Pipeline (Component)Dtype
stabilityai/sd-turbofloat16
stabilityai/sdxl-turbo (UNet)float16
stabilityai/sdxl-turbo (VAE / Text Encoders)mixed
stabilityai/stable-diffusion-xl-base-1.0float16
CompVis/stable-diffusion-v1-4float16
stable-diffusion-v1-5/stable-diffusion-v1-5float16
stabilityai/stable-diffusion-2-1float16
playgroundai/playground-v2.5-1024px-aestheticfloat16
dataautogpt3/ProteusV0.3float16
black-forest-labs/FLUX.2-dev (Text Encoder)bfloat16
black-forest-labs/FLUX.2-dev (DiT)bfloat16
black-forest-labs/FLUX.2-dev (VAE)float16
black-forest-labs/FLUX.1-schnell (DiT / TextEnc / VAE)mixed
Wan-AI/Wan2.2-T2V-A14B-Diffusers (Text Encoder)float16
Wan-AI/Wan2.2-T2V-A14B-Diffusers (VAE)float16
Qwen/Qwen-Image (Text Encoder)bfloat16
Qwen/Qwen-Image (DiT / VAE)bfloat16
stabilityai/stable-diffusion-3-medium-diffusersbfloat16
stabilityai/stable-diffusion-3.5-medium / 3.5-largemixed
HiDream-ai/HiDream-I1-Fullbfloat16
stabilityai/stable-video-diffusion-img2vid-xtfloat16

Multimodal

ModelDtype
openai/clip-vit-base-patch32float32
deepseek-ai/Janus-Pro-7Bbfloat16
Datadog/Toto-Open-Base-1.0float32

Legacy / TRT Sample Models

TensorRT ships hand-validated C++/Python samples for these classic architectures and workflows:

  • MNIST digit classifiers, model parsing, dynamic-shape, plugin, and safe-runtime samples — see samples/ in this repo.

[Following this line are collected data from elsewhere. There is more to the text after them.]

struct FBArgs {
  const float* table; const float* w0; const float* b0; const float* w1; const float* b1; const float* w2; const float* b2;
  float bound;
  long long* g_w0; long long* g_b0; long long* g_w1; long long* g_b1; long long* g_w2; long long* g_b2;
  float* f_w0; float* f_b0; float* f_w1; float* f_b1; float* f_w2; float* f_b2;
  float thr;
  NgpLevels lv;
  const float* rays_o; const float* rays_d; const float* aabb; const float* z_s; const float* dsig; const float* drgb;
  float* dfeat_out;
  uint32_t P, T2;
  uint32_t dfeat_P, p_off;
  const float* feat_c; const float* feat_f; const uint32_t* perm;
};

SF_KERNEL(256) void k_ngp_field_bwd_mfma(FBArgs a) {
  SF_DYN_LDS(lds_raw);
  float* W = reinterpret_cast<float*>(lds_raw);
  const int tid = threadIdx.x, lane = tid & 63, wave = tid >> 6;
  float* F = W + FB_WTOT + wave * FB_WAVE_FLOATS;
  float* H1 = F + FB_PTS * FB_SF;
  float* H2 = H1 + FB_PTS * FB_SH;
  float* DO = H2 + FB_PTS * FB_SH;
  float* INS = DO + FB_PTS * 4;
  for (int i = tid; i < NGP_HID * NGP_FEAT; i += 256) W[FB_W0 + (i >> 5) * FB_SF + (i & 31)] = a.w0[i];
  for (int i = tid; i < NGP_HID * NGP_HID; i += 256) W[FB_W1 + (i >> 6) * FB_SH + (i & 63)] = a.w1[i];
  for (int i = tid; i < NGP_OUT * NGP_HID; i += 256) W[FB_W2 + i] = a.w2[i];
  if (tid < NGP_HID) { W[FB_B0 + tid] = a.b0[tid]; W[FB_B1 + tid] = a.b1[tid]; }
  if (tid < NGP_OUT) W[FB_B2 + tid] = a.b2[tid];
  float box[6];
#pragma unroll
  for (int i = 0; i < 6; ++i) box[i] = a.aabb[i];
  sf_sync();

  const int li = lane & 15, kq = lane >> 4;
  f32x4 acc1[4][4], acc0[4][2];
#pragma unroll
  for (int i = 0; i < 4; ++i) {
#pragma unroll
    for (int j = 0; j < 4; ++j) acc1[i][j] = f32x4{0.f, 0.f, 0.f, 0.f};
    acc0[i][0] = f32x4{0.f, 0.f, 0.f, 0.f};
    acc0[i][1] = f32x4{0.f, 0.f, 0.f, 0.f};
  }
  float acc2[4] = {0.f, 0.f, 0.f, 0.f};
  float accb2 = 0.0f, accb1 = 0.0f, accb0 = 0.0f;

  const uint32_t n_trips = (a.P + FB_PTS - 1) / FB_PTS;
  for (uint32_t trip = blockIdx.x * 4 + wave; trip < n_trips; trip += gridDim.x * 4) {
    const uint32_t p0 = trip * FB_PTS;
    const int pl = lane & 31, half = lane >> 5;
    const uint32_t p = p0 + pl;
    const bool live = p < a.P;
    float x[3] = {0.f, 0.f, 0.f}, x01[3] = {0.f, 0.f, 0.f};
    bool inside = false;
    if (live) {
      const uint32_t n = p / a.T2;
      const float o[3] = {a.rays_o[n * 3], a.rays_o[n * 3 + 1], a.rays_o[n * 3 + 2]};
      const float d[3] = {a.rays_d[n * 3], a.rays_d[n * 3 + 1], a.rays_d[n * 3 + 2]};
      ngp_point(o, d, a.z_s[p], box, x);
      inside = ngp_unit(x, a.bound, x01);
    }
    if (a.feat_c) {
      f32x4 fv[4];
#pragma unroll
      for (int j = 0; j < 4; ++j) fv[j] = f32x4{0.f, 0.f, 0.f, 0.f};
      if (live) {
        const uint32_t pg = a.p_off + p, n = pg / a.T2, T = a.T2 >> 1;
        const uint32_t src = a.perm[pg];
        const float* row = (src < T ? a.feat_c + ((size_t)n * T + src) * NGP_FEAT : a.feat_f + ((size_t)n * T + (src - T)) * NGP_FEAT) + half * 16;
#pragma unroll
        for (int j = 0; j < 4; ++j) fv[j] = *reinterpret_cast<const f32x4*>(row + 4 * j);
      }
#pragma unroll
      for (int j = 0; j < 4; ++j)
#pragma unroll
        for (int e = 0; e < 4; ++e) F[pl * FB_SF + half * 16 + 4 * j + e] = fv[j][e];
    } else {
#pragma unroll
      for (int ll = 0; ll < 8; ++ll) {
        const uint32_t l = half * 8 + ll;
        float r0 = 0.0f, r1 = 0.0f;
        if (inside && l < a.lv.L) {
          NgpCell c;
          ngp_cell(a.lv, l, x01, c);
          const float* tab = a.table + (size_t)a.lv.offset[l] * 2;
#pragma unroll
          for (int i = 0; i < 8; ++i) {
            const f32x2 fv = *reinterpret_cast<const f32x2*>(tab + (size_t)c.row[i] * 2);
            r0 = fmaf(c.w[i], fv[0], r0);
            r1 = fmaf(c.w[i], fv[1], r1);
          }
        }
        F[pl * FB_SF + 2 * l] = r0;
        F[pl * FB_SF + 2 * l + 1] = r1;
      }
    }
    if (half == 0) INS[pl] = inside ? 1.0f : 0.0f;
    sf_wave_sync();

    {
      f32x4 c[2][4];
#pragma unroll
      for (int nt = 0; nt < 4; ++nt) {
        const float bv = W[FB_B0 + nt * 16 + li];
        c[0][nt] = f32x4{bv, bv, bv, bv};
        c[1][nt] = c[0][nt];
      }
#pragma unroll
      for (int s = 0; s < NGP_FEAT / 4; ++s) {
        const float a0 = F[li * FB_SF + 4 * s + kq], a1 = F[(16 + li) * FB_SF + 4 * s + kq];
#pragma unroll
        for (int nt = 0; nt < 4; ++nt) {
          const float b = W[FB_W0 + (nt * 16 + li) * FB_SF + 4 * s + kq];
          c[0][nt] = sf_mfma4(a0, b, c[0][nt]);
          c[1][nt] = sf_mfma4(a1, b, c[1][nt]);
        }
      }
#pragma unroll
      for (int mt = 0; mt < 2; ++mt)
#pragma unroll
        for (int nt = 0; nt < 4; ++nt)
#pragma unroll
          for (int r = 0; r < 4; ++r) H1[(mt * 16 + 4 * kq + r) * FB_SH + nt * 16 + li] = fmaxf(c[mt][nt][r], 0.0f);
    }
    sf_wave_sync();
    {
      f32x4 c[2][4];
#pragma unroll
      for (int nt = 0; nt < 4; ++nt) {
        const float bv = W[FB_B1 + nt * 16 + li];
        c[0][nt] = f32x4{bv, bv, bv, bv};
        c[1][nt] = c[0][nt];
      }
#pragma unroll
      for (int s = 0; s < NGP_HID / 4; ++s) {
        const float a0 = H1[li * FB_SH + 4 * s + kq], a1 = H1[(16 + li) * FB_SH + 4 * s + kq];
#pragma unroll
        for (int nt = 0; nt < 4; ++nt) {
          const float b = W[FB_W1 + (nt * 16 + li) * FB_SH + 4 * s + kq];
          c[0][nt] = sf_mfma4(a0, b, c[0][nt]);
          c[1][nt] = sf_mfma4(a1, b, c[1][nt]);
        }
      }
#pragma unroll
      for (int mt = 0; mt < 2; ++mt)
#pragma unroll
        for (int nt = 0; nt < 4; ++nt)
#pragma unroll
          for (int r = 0; r < 4; ++r) H2[(mt * 16 + 4 * kq + r) * FB_SH + nt * 16 + li] = fmaxf(c[mt][nt][r], 0.0f);
    }
    sf_wave_sync();
    {
      float o0 = W[FB_B2 + 2 * half], o1 = W[FB_B2 + 2 * half + 1];
#pragma unroll 8
      for (int k = 0; k < NGP_HID; ++k) {
        const float hk = H2[pl * FB_SH + k];
        o0 = fmaf(W[FB_W2 + (2 * half) * NGP_HID + k], hk, o0);
        o1 = fmaf(W[FB_W2 + (2 * half + 1) * NGP_HID + k], hk, o1);
      }
      float d0 = 0.0f, d1 = 0.0f;
      if (live) {
        if (half == 0) {
          const float pre = o0 + ngp_blob(x);
          d0 = a.dsig[p] * expf(fminf(fmaxf(pre, -15.0f), 15.0f));
          const float sg = ngp_sigmoid(o1);
          d1 = a.drgb[p * 3 + 0] * sg * (1.0f - sg);
        } else {
          const float s0 = ngp_sigmoid(o0), s1 = ngp_sigmoid(o1);
          d0 = a.drgb[p * 3 + 1] * s0 * (1.0f - s0);
          d1 = a.drgb[p * 3 + 2] * s1 * (1.0f - s1);
        }
      }
      DO[pl * 4 + 2 * half] = d0;
      DO[pl * 4 + 2 * half + 1] = d1;
    }
    sf_wave_sync();
    {
      float b = 0.0f;
#pragma unroll 4
      for (int q = 0; q < FB_PTS; ++q) {
        const float dv = DO[q * 4 + kq];
#pragma unroll
        for (int i = 0; i < 4; ++i) acc2[i] = fmaf(dv, H2[q * FB_SH + 4 * li + i], acc2[i]);
        b += dv;
      }
      if (li == 0) accb2 += b;
    }
    sf_wave_sync();
    {
      const float w0 = W[FB_W2 + lane], w1 = W[FB_W2 + NGP_HID + lane], w2 = W[FB_W2 + 2 * NGP_HID + lane],
                  w3 = W[FB_W2 + 3 * NGP_HID + lane];
      float b = 0.0f;
#pragma unroll 4
      for (int q = 0; q < FB_PTS; ++q) {
        const f32x4 dv = *reinterpret_cast<const f32x4*>(DO + q * 4);
        const float g = fmaf(w3, dv[3], fmaf(w2, dv[2], fmaf(w1, dv[1], w0 * dv[0])));
        const float m = H2[q * FB_SH + lane] > 0.0f ? g : 0.0f;
        H2[q * FB_SH + lane] = m;
        b += m;
      }
      accb1 += b;
    }
    sf_wave_sync();
#pragma unroll
    for (int s = 0; s < FB_PTS / 4; ++s) {
      float av[4], bv[4];
#pragma unroll
      for (int t = 0; t < 4; ++t) {
        av[t] = H2[(4 * s + kq) * FB_SH + t * 16 + li];
        bv[t] = H1[(4 * s + kq) * FB_SH + t * 16 + li];
      }
#pragma unroll
      for (int jt = 0; jt < 4; ++jt)
#pragma unroll
        for (int kt = 0; kt < 4; ++kt) acc1[jt][kt] = sf_mfma4(av[jt], bv[kt], acc1[jt][kt]);
    }
    {
      f32x4 c[2][4];
#pragma unroll
      for (int nt = 0; nt < 4; ++nt) { c[0][nt] = f32x4{0.f, 0.f, 0.f, 0.f}; c[1][nt] = c[0][nt]; }
#pragma unroll
      for (int s = 0; s < NGP_HID / 4; ++s) {
        const float a0 = H2[li * FB_SH + 4 * s + kq], a1 = H2[(16 + li) * FB_SH + 4 * s + kq];
#pragma unroll
        for (int nt = 0; nt < 4; ++nt) {
          const float b = W[FB_W1 + (4 * s + kq) * FB_SH + nt * 16 + li];
          c[0][nt] = sf_mfma4(a0, b, c[0][nt]);
          c[1][nt] = sf_mfma4(a1, b, c[1][nt]);
        }
      }
      sf_wave_sync();
#pragma unroll
      for (int mt = 0; mt < 2; ++mt)
#pragma unroll
        for (int nt = 0; nt < 4; ++nt)
#pragma unroll
          for (int r = 0; r < 4; ++r) {
            float* hp = H1 + (mt * 16 + 4 * kq + r) * FB_SH + nt * 16 + li;
            *hp = *hp > 0.0f ? c[mt][nt][r] : 0.0f;
          }
    }
    sf_wave_sync();
    {
      float b = 0.0f;
#pragma unroll 8
      for (int q = 0; q < FB_PTS; ++q) b += H1[q * FB_SH + lane];
      accb0 += b;
    }
#pragma unroll
    for (int s = 0; s < FB_PTS / 4; ++s) {
      float av[4], bv[2];
#pragma unroll
      for (int t = 0; t < 4; ++t) av[t] = H1[(4 * s + kq) * FB_SH + t * 16 + li];
      bv[0] = F[(4 * s + kq) * FB_SF + li];
      bv[1] = F[(4 * s + kq) * FB_SF + 16 + li];
#pragma unroll
      for (int jt = 0; jt < 4; ++jt) {
        acc0[jt][0] = sf_mfma4(av[jt], bv[0], acc0[jt][0]);
        acc0[jt][1] = sf_mfma4(av[jt], bv[1], acc0[jt][1]);
      }
    }
    if (a.dfeat_out) {
      f32x4 c[2][2];
      c[0][0] = c[0][1] = c[1][0] = c[1][1] = f32x4{0.f, 0.f, 0.f, 0.f};
#pragma unroll
      for (int s = 0; s < NGP_HID / 4; ++s) {
        const float a0 = H1[li * FB_SH + 4 * s + kq], a1 = H1[(16 + li) * FB_SH + 4 * s + kq];
        const float b0 = W[FB_W0 + (4 * s + kq) * FB_SF + li], b1 = W[FB_W0 + (4 * s + kq) * FB_SF + 16 + li];
        c[0][0] = sf_mfma4(a0, b0, c[0][0]);
        c[0][1] = sf_mfma4(a0, b1, c[0][1]);
        c[1][0] = sf_mfma4(a1, b0, c[1][0]);
        c[1][1] = sf_mfma4(a1, b1, c[1][1]);
      }
      sf_wave_sync();
#pragma unroll
      for (int mt = 0; mt < 2; ++mt)
#pragma unroll
        for (int ft = 0; ft < 2; ++ft)
#pragma unroll
          for (int r = 0; r < 4; ++r) {
            const int q = mt * 16 + 4 * kq + r, f = ft * 16 + li;
            F[q * FB_SF + f] = INS[q] != 0.0f ? c[mt][ft][r] : 0.0f;
          }
      sf_wave_sync();
      {
        const uint32_t l = lane >> 2, q0 = (lane & 3) * 8;
        if (l < a.lv.L) {
          float* dst = a.dfeat_out + ((size_t)l * a.dfeat_P + a.p_off + p0 + q0) * 2;
          if (p0 + FB_PTS <= a.P && !((a.dfeat_P | a.p_off) & 1)) {
#pragma unroll
            for (int j = 0; j < 4; ++j) {
              f32x4 v;
              v[0] = F[(q0 + 2 * j) * FB_SF + 2 * l];     v[1] = F[(q0 + 2 * j) * FB_SF + 2 * l + 1];
              v[2] = F[(q0 + 2 * j + 1) * FB_SF + 2 * l]; v[3] = F[(q0 + 2 * j + 1) * FB_SF + 2 * l + 1];
              *reinterpret_cast<f32x4*>(dst + 4 * j) = v;
            }
          } else {
            for (int j = 0; j < 8; ++j)
              if (p0 + q0 + j < a.P) { dst[2 * j] = F[(q0 + j) * FB_SF + 2 * l]; dst[2 * j + 1] = F[(q0 + j) * FB_SF + 2 * l + 1]; }
          }
        }
      }
    }
    sf_wave_sync();
  }
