template <int NQ, int ROWS, bool ALDS>
__device__ __forceinline__ void stage1_row(const uint32_t *__restrict__ tape, uint32_t tape_len, uint32_t *__restrict__ X,
                                           uint32_t *__restrict__ Z, const uint32_t *__restrict__ S, size_t stride,
                                           uint32_t nl, const uint32_t *__restrict__ rc, uint32_t rho_n)
{
    const uint32_t cidx = (blockIdx.x * blockDim.x + threadIdx.x) >> 5;
    const uint32_t l = threadIdx.x & 15u;
    const bool isZ = (threadIdx.x & 16u) != 0;
    uint32_t *mine = isZ ? Z : X;
    RowMod<NQ> mp, mn;
    FeR<NQ> cin, one, kp;
#pragma unroll
    for (int t = 0; t < NQ; t++) {
        const uint32_t j = (uint32_t)NQ * l + (uint32_t)t;
        mp.n[t] = rc[0 * GECM_ROW_WORDS + j];
        mn.n[t] = rc[1 * GECM_ROW_WORDS + j];
        cin.v[t] = (int32_t)rc[2 * GECM_ROW_WORDS + j];
        one.v[t] = (int32_t)rc[3 * GECM_ROW_WORDS + j];
        kp.v[t] = (int32_t)rc[4 * GECM_ROW_WORDS + j];
    }
    mp.rho = 1u;
    mn.rho = rho_n;
    mp.c16 = mn.c16 = row_c16();
    mp.kb = mn.kb = mp.zb = mn.zb = 0;
    if constexpr (NQ == 1) {
        mp.kb = mn.kb = row_bias<(1 << 27)>();
        mp.zb = mn.zb = row_bias<-(1 << 27)>();
    }
    PtR<NQ> P;
    FeR<NQ> s4, t;
    fer_load<NQ>(t, mine, stride, cidx, l, nl);
    fer_mul<NQ, ROWS, true, ALDS, false, false, true>(P.own, t, cin, mp);
    RowSign g;
    g.mz = isZ ? 0xffffffffu : 0u;
    g.bz = isZ ? 1u : 0u;
    g.mx = ~g.mz;
    g.bx = 1u - g.bz;
    fer_other<NQ>(P.oth, P.own);
    fer_load<NQ>(t, S, stride, cidx, l, nl);
    fer_mul<NQ, ROWS, true, ALDS, false, false, true>(s4, t, cin, mp);
    run_tape_row<NQ, ROWS, ALDS>(tape, tape_len, P, s4, isZ, g, mp);
    fer_mul<NQ, ROWS, false, ALDS, true>(t, P.own, one, mn);
    uint32_t u[NQ];
#pragma unroll
    for (int i = 0; i < NQ; i++) u[i] = (uint32_t)(t.v[i] + kp.v[i]);
    const uint32_t below = row_dpp<GECM_DPP_ROW_SHR1>(u[NQ - 1] >> GECM_LIMB_BITS);
#pragma unroll
    for (int i = 0; i < NQ; i++) {
        const uint32_t limb = (uint32_t)NQ * l + (uint32_t)i;
        const uint32_t v = (u[i] & GECM_LIMB_MASK) + (i == 0 ? below : (u[i - 1] >> GECM_LIMB_BITS));
        if (limb < nl) mine[(size_t)limb * stride + cidx] = (limb == nl - 1) ? v + (u[i] & ~GECM_LIMB_MASK) : v;
    }
}


template <int NQ, int ROWS>
__device__ __forceinline__ void fer_reduce(FeR<NQ> &v, const RowMod<NQ> &m, float minv, uint32_t l)
{
    constexpr int TL = (ROWS - 1) / NQ, TS = (ROWS - 1) % NQ;
    const int32_t top = (int32_t)row_bcast<TL>((uint32_t)v.v[TS]);
    const int32_t q = (int32_t)__builtin_rintf((float)top * minv);
    int32_t lo[NQ], c[NQ];
#pragma unroll
    for (int t = 0; t < NQ; t++) {
        const int32_t x = v.v[t] - q * (int32_t)m.n[t];
        const bool split = (uint32_t)NQ * l + (uint32_t)t < (uint32_t)(ROWS - 1);
        c[t] = split ? (x + (1 << 27)) >> GECM_LIMB_BITS : 0;
        lo[t] = x - (int32_t)((uint32_t)c[t] << GECM_LIMB_BITS);
    }
    v.v[0] = lo[0] + (int32_t)row_dpp<GECM_DPP_ROW_SHR1>((uint32_t)c[NQ - 1]);
#pragma unroll
    for (int t = 1; t < NQ; t++) v.v[t] = lo[t] + c[t - 1];
}

template <int NQ>
struct UnitRow {
    RowMod<NQ> m;
    FeR<NQ> two;
    float minv;
    uint32_t l;
    bool pp1;
};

Requesting New Model Coverage

File a GitHub issue with:

  1. The Hugging Face ID or model source URL.
  2. The target dtype (fp32 / fp16 / bf16 / fp8 / int8 / int4).
  3. Any framework-level working example (helps us reproduce quickly).

The maintainers will benchmark the model and extend this table — no external contributor action needed for the benchmark step.